● **DATA FOR REVIEW**
--------------------------------
# zju3dv/pvnet

Measured on NVIDIA H100. Metric: images/sec (480x640, K=9) backbone+vote, higher is better.
Workload: dtype tf32 (fp32 storage, fp32 accumulate; vote fp32/fp64)

## Files before the change

pvnet_b200/csrc/conv_col.cu:

```cuda
#include "conv_tc.cuh"
#include "ptx.cuh"

#include <cstdlib>
#include <mutex>
#include <new>

namespace pvnet {

int g_conv_mode = 0;

namespace {

constexpr int COL_TH = 16, COL_TW = 8;
constexpr int COL_THREADS = 384;
constexpr int HEAD_MAX = 64;

__host__ __device__ constexpr int head_pitch(int hc) { return hc <= 8 ? 8 : (hc <= 24 ? 24 : 40); }
constexpr int HEAD_CPITCH = COL_TH * COL_TW + 4;
__host__ __device__ constexpr int head_stage_floats(int hc)
{
    return COL_TH * COL_TW * head_pitch(hc) > hc * HEAD_CPITCH ? COL_TH * COL_TW * head_pitch(hc) : hc * HEAD_CPITCH;
}
__host__ __device__ constexpr int head_stage_bytes(int hc) { return (head_stage_floats(hc) * 4 + COL_TH * COL_TW + 127) & ~127; }

struct ColGeom {
    int Ho, Wo, tiles_x, tiles_y, total_tiles;
    int cin_chunks, cin_pad;
    int split_chunk;
    int pad_l, pad_t;
    int stages;
    int resident;
    int out_cs, out_co, res_cs, res_co;
    int act, round_out;
    int head_cout, head_seg, mask_esz;
    int head_nhwc;
};

__device__ __forceinline__ void head_store_tile(const ColGeom &g, uint32_t sv, uint32_t sm, float *head_out, void *mask,
                                                int img, int y0, int x0, int tid, int nthr)
{
    const int hc = g.head_cout, pp = head_pitch(hc);
    const int nx = min(COL_TW, g.Wo - x0), ny = min(COL_TH, g.Ho - y0);
    const size_t npix = (size_t)g.Ho * g.Wo;
    const bool vec = (reinterpret_cast<uintptr_t>(head_out) & 15) == 0 && (g.head_nhwc ? hc % 4 == 0 : g.Wo % 4 == 0);
    for (int u = tid; u < 32 * hc; u += nthr) {
        if (g.head_nhwc) {
            const int r = u / (2 * hc), e0 = 4 * (u - r * 2 * hc);
            if (r >= ny) continue;
            float *dst = head_out + (((size_t)img * g.Ho + y0 + r) * g.Wo + x0) * hc + e0;
            if (vec) {
                const int col = e0 / hc;
                if (col < nx)
                    *reinterpret_cast<float4 *>(dst) = ptx::lds128(sv + 4u * (uint32_t)((r * COL_TW + col) * pp + e0 - col * hc));
            } else {
#pragma unroll
                for (int i = 0; i < 4; ++i) {
                    const int col = (e0 + i) / hc;
                    if (col < nx) dst[i] = ptx::lds32(sv + 4u * (uint32_t)((r * COL_TW + col) * pp + e0 + i - col * hc));
                }
            }
        } else {
            const int co = u >> 5, r = (u >> 1) & 15, xo = 4 * (u & 1);
            if (r >= ny) continue;
            float *dst = head_out + ((size_t)img * hc + co) * npix + (size_t)(y0 + r) * g.Wo + x0 + xo;
            const uint32_t src = sv + 4u * (uint32_t)(co * HEAD_CPITCH + r * COL_TW + xo);
            if (vec) {
                if (xo < nx) *reinterpret_cast<float4 *>(dst) = ptx::lds128(src);
            } else {
#pragma unroll
                for (int i = 0; i < 4; ++i)
                    if (xo + i < nx) dst[i] = ptx::lds32(src + 4u * i);
            }
        }
    }
    if (!mask) return;
    for (int p = tid; p < COL_TH * COL_TW; p += nthr) {
        const int r = p / COL_TW, c = p % COL_TW;
        if (r >= ny || c >= nx) continue;
        const size_t pix = ((size_t)img * g.Ho + y0 + r) * g.Wo + x0 + c;
        const uint32_t v = ptx::lds8(sm + (uint32_t)p);
        if (g.mask_esz == 8) reinterpret_cast<long long *>(mask)[pix] = v;
        else reinterpret_cast<unsigned char *>(mask)[pix] = (unsigned char)v;
    }
}
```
--------------------------------
● **EXERCISE REQUIREMENTS**
List all lines in the material containing the string "constexpr".

● **RESPONSE FOR THIS EXERCISE**
constexpr int COL_TH = 16, COL_TW = 8;
constexpr int COL_THREADS = 384;
constexpr int HEAD_MAX = 64;
__host__ __device__ constexpr int head_pitch(int hc) { return hc <= 8 ? 8 : (hc <= 24 ? 24 : 40); }
constexpr int HEAD_CPITCH = COL_TH * COL_TW + 4;
__host__ __device__ constexpr int head_stage_floats(int hc)
__host__ __device__ constexpr int head_stage_bytes(int hc) { return (head_stage_floats(hc) * 4 + COL_TH * COL_TW + 127) & ~127; }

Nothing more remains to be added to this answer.